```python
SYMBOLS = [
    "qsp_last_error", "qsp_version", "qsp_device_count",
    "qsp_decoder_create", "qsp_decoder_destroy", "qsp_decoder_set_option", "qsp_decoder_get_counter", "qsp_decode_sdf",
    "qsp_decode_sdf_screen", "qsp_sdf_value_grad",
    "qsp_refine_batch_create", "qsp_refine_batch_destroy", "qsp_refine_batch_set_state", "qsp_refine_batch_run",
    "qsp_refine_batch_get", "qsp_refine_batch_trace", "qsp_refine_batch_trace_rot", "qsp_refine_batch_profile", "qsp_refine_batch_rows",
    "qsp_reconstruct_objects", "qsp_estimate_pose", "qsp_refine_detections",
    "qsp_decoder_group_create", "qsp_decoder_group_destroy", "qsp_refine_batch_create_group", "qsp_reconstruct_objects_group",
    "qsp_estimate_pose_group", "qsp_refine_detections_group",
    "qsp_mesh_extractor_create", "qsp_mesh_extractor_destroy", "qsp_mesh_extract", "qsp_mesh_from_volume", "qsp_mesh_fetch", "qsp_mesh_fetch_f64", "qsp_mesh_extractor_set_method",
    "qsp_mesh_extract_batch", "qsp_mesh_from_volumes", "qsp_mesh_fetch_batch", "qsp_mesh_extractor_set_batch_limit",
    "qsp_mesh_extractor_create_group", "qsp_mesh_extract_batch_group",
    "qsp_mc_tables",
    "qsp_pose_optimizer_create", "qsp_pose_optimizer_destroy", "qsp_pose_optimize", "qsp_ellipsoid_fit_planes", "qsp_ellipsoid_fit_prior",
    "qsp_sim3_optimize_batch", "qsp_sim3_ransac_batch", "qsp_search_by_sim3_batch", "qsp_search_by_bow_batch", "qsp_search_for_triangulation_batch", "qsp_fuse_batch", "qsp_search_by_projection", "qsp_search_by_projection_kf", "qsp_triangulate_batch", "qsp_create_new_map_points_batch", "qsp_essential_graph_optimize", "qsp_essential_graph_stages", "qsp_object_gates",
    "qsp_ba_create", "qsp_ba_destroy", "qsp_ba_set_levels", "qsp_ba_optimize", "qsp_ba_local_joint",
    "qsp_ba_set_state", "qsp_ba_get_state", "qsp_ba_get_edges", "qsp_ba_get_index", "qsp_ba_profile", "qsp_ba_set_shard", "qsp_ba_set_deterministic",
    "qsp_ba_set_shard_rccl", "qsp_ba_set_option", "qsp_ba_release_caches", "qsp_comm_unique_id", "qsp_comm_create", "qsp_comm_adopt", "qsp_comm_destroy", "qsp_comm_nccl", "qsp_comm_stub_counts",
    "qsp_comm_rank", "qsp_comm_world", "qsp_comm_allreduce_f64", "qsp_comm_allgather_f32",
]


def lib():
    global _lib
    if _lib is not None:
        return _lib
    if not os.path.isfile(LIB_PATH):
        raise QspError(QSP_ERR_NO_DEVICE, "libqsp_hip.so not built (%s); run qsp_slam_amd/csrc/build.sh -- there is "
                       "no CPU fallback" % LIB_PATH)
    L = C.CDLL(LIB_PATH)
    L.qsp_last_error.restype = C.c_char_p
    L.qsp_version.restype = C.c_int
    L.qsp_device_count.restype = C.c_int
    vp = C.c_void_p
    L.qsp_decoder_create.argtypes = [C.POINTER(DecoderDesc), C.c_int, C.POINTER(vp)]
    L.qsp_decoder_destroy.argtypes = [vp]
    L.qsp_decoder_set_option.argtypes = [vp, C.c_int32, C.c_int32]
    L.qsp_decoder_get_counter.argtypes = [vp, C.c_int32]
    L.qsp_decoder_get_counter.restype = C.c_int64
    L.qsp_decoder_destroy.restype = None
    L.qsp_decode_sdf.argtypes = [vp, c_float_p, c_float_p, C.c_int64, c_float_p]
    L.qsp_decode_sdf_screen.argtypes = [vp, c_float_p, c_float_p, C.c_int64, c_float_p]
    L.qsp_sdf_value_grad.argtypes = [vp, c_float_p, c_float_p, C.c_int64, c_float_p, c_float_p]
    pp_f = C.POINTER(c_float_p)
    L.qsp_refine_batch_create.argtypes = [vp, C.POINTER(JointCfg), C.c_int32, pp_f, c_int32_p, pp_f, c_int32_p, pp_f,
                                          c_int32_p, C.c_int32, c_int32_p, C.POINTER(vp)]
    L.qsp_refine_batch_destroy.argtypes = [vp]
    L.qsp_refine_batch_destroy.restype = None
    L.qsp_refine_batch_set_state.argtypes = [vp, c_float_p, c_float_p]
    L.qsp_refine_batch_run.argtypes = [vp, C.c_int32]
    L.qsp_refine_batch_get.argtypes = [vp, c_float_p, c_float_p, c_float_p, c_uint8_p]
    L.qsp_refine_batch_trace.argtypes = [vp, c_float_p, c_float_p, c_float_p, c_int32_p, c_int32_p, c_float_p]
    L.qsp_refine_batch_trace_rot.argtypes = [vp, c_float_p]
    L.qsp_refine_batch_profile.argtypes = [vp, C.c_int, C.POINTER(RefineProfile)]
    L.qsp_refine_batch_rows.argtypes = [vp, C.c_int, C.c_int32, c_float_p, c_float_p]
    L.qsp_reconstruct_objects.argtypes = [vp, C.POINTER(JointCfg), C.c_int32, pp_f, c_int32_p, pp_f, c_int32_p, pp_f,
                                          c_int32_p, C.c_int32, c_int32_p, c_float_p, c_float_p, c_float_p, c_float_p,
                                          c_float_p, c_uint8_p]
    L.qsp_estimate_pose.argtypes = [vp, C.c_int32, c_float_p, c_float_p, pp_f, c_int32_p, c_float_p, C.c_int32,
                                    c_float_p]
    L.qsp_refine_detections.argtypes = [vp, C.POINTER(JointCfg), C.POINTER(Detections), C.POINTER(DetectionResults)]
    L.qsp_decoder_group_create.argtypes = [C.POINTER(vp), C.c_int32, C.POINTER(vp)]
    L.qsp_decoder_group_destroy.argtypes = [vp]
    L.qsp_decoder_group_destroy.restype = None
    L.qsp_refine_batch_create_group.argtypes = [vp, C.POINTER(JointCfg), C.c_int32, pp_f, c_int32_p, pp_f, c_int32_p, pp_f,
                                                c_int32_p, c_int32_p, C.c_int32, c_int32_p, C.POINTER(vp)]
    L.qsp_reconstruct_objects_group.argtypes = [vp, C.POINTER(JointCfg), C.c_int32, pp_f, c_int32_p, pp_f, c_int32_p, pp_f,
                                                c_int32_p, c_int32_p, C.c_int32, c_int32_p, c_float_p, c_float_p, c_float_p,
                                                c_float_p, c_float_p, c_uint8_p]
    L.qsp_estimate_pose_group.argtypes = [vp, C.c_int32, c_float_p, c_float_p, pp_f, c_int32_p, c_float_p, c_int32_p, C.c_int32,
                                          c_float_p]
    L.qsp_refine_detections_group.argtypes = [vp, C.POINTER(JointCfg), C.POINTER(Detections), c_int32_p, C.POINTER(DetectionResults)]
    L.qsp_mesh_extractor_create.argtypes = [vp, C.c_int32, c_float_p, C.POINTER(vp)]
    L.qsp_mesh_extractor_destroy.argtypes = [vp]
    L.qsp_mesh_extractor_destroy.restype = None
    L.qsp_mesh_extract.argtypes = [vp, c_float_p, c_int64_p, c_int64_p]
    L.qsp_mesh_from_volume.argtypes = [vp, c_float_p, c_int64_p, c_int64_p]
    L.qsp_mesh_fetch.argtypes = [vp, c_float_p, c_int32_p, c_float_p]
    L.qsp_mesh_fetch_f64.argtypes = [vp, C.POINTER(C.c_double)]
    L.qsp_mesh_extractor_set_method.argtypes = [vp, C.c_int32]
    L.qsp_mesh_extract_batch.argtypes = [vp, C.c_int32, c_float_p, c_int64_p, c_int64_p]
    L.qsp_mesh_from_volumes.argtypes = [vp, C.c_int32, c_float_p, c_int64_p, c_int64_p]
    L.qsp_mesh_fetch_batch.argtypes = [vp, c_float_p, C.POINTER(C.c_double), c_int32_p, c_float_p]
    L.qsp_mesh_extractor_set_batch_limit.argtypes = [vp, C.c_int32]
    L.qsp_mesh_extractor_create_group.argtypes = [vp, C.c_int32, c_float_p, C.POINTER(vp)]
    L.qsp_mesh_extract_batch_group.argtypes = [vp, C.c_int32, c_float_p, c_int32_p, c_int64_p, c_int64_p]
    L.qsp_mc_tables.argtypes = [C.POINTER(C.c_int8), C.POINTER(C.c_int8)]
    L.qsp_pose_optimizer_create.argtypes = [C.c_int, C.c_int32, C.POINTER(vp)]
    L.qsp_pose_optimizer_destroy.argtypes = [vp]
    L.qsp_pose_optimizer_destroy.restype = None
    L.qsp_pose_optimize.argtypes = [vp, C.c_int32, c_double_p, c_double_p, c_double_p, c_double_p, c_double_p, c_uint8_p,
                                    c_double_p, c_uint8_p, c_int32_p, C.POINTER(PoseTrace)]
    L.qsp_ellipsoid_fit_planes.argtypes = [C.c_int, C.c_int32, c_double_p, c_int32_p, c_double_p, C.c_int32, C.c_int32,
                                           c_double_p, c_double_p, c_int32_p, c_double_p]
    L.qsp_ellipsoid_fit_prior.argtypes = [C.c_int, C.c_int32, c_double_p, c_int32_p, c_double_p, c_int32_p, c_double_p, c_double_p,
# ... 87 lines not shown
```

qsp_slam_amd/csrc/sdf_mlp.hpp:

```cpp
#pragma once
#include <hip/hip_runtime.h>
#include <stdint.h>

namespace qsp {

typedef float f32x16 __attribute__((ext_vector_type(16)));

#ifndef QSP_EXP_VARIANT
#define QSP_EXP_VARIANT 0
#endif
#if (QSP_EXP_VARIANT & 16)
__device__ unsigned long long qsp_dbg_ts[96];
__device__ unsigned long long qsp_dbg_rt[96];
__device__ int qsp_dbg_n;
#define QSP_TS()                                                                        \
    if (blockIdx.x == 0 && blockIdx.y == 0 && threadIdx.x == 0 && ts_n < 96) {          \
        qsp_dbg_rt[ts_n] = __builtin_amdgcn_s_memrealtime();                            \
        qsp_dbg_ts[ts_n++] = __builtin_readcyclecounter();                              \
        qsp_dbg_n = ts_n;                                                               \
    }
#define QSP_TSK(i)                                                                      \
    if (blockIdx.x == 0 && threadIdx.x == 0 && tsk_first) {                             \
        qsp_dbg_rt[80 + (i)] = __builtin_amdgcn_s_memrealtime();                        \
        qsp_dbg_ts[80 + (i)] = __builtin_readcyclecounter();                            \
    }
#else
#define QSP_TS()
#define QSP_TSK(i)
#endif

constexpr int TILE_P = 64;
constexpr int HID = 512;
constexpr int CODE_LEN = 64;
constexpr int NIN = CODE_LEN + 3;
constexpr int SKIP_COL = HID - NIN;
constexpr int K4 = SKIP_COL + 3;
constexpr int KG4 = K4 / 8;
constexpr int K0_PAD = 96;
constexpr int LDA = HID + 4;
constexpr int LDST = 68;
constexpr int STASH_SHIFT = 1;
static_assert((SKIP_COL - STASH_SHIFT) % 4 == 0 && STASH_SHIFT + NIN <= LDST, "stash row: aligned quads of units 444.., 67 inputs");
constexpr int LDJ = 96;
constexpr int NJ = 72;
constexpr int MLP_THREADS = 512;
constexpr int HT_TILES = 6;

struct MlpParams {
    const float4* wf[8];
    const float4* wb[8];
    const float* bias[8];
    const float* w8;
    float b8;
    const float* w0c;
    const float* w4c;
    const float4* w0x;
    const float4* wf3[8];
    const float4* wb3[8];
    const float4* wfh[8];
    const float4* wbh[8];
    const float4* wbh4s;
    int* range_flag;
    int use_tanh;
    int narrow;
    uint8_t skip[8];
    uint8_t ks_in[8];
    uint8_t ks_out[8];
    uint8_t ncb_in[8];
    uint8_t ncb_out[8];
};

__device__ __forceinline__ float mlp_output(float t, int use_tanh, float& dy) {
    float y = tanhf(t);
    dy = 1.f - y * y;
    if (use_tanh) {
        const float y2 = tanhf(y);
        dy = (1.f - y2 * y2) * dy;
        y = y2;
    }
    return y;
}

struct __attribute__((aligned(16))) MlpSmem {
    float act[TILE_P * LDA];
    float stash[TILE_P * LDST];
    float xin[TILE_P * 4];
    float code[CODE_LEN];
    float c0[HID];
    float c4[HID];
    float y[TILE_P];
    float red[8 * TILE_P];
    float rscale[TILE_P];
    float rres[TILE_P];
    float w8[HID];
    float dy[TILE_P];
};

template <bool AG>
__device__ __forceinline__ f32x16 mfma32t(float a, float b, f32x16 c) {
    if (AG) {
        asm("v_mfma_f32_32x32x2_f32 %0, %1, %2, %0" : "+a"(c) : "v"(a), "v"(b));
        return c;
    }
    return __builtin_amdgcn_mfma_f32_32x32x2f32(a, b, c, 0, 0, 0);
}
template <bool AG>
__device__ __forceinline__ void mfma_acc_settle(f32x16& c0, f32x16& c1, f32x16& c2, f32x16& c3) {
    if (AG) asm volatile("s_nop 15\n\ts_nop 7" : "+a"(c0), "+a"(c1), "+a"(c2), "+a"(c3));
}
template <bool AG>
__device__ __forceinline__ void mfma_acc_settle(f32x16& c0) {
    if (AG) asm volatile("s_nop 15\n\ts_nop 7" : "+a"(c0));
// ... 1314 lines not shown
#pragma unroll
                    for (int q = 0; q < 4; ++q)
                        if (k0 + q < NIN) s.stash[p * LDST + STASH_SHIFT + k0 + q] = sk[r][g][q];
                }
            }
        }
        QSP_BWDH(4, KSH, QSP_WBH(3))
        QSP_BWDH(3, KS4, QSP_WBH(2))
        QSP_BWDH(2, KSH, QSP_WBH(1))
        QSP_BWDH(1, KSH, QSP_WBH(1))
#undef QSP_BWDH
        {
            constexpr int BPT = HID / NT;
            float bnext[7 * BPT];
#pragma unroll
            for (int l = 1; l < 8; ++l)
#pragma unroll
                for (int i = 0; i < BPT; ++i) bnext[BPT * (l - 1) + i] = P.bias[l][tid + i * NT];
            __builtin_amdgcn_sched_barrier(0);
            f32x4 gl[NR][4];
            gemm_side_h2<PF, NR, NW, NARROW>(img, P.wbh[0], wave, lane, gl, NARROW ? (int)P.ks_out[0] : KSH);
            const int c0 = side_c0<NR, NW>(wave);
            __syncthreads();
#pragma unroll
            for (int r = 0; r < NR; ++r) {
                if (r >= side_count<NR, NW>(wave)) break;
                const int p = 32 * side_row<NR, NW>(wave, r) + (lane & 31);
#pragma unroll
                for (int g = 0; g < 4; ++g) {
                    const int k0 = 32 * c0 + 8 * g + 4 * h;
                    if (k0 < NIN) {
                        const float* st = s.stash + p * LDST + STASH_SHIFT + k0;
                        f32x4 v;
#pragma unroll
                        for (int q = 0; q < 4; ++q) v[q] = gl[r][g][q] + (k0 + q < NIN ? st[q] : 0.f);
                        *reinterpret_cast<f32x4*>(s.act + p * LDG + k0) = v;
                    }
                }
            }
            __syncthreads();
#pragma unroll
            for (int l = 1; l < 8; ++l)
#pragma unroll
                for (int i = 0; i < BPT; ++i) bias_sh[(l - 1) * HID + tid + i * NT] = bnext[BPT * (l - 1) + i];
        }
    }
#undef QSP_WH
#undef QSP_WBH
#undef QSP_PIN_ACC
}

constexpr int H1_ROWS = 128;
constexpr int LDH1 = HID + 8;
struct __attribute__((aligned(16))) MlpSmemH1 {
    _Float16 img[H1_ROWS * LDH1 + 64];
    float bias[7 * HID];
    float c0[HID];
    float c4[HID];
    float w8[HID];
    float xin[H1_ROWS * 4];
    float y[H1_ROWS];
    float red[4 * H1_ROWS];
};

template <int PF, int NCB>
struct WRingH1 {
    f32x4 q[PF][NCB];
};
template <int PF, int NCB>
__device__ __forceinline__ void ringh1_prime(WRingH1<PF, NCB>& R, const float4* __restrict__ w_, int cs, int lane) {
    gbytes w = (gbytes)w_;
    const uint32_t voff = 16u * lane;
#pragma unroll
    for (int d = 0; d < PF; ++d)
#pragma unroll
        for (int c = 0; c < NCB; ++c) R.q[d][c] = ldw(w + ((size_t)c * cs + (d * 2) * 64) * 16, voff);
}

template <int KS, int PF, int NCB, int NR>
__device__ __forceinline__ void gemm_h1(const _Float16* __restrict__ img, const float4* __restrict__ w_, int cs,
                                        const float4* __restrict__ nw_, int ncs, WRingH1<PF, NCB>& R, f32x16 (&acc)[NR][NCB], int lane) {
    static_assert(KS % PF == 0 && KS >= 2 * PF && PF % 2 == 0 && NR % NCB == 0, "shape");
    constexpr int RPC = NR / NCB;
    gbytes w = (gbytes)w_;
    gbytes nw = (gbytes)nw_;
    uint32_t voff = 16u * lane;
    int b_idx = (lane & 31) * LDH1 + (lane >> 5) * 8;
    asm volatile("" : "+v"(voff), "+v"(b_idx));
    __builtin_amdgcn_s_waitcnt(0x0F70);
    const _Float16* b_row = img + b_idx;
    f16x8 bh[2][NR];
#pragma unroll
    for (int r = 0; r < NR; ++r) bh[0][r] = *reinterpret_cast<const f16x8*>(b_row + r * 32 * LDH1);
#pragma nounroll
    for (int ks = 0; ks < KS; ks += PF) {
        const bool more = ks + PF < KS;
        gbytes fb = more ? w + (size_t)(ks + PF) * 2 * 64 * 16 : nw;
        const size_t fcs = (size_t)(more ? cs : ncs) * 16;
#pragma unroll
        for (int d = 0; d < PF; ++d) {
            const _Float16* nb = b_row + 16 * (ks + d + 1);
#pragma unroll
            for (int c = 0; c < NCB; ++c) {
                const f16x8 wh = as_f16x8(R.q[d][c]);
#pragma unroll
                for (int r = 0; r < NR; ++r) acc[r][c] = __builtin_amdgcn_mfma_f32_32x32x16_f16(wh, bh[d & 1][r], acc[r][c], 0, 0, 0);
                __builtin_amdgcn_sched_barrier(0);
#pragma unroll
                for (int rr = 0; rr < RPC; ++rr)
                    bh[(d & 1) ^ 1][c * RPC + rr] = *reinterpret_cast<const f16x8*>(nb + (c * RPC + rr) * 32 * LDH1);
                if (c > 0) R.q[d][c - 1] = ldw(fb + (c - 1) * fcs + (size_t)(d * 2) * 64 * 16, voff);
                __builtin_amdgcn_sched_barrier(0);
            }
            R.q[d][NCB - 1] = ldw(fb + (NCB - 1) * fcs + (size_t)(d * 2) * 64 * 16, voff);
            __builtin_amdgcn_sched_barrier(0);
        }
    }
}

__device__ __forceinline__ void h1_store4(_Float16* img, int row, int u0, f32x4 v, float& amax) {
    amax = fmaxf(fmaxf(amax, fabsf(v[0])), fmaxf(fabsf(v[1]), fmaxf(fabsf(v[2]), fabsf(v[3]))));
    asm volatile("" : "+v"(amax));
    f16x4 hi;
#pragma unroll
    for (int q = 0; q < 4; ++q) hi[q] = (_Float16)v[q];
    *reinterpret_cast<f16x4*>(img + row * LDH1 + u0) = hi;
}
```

####################

**Exercise brief**
Bring together all lines in the records where the word "DetectionResults" is found.

**Response area**
    L.qsp_refine_detections.argtypes = [vp, C.POINTER(JointCfg), C.POINTER(Detections), C.POINTER(DetectionResults)]
    L.qsp_refine_detections_group.argtypes = [vp, C.POINTER(JointCfg), C.POINTER(Detections), c_int32_p, C.POINTER(DetectionResults)]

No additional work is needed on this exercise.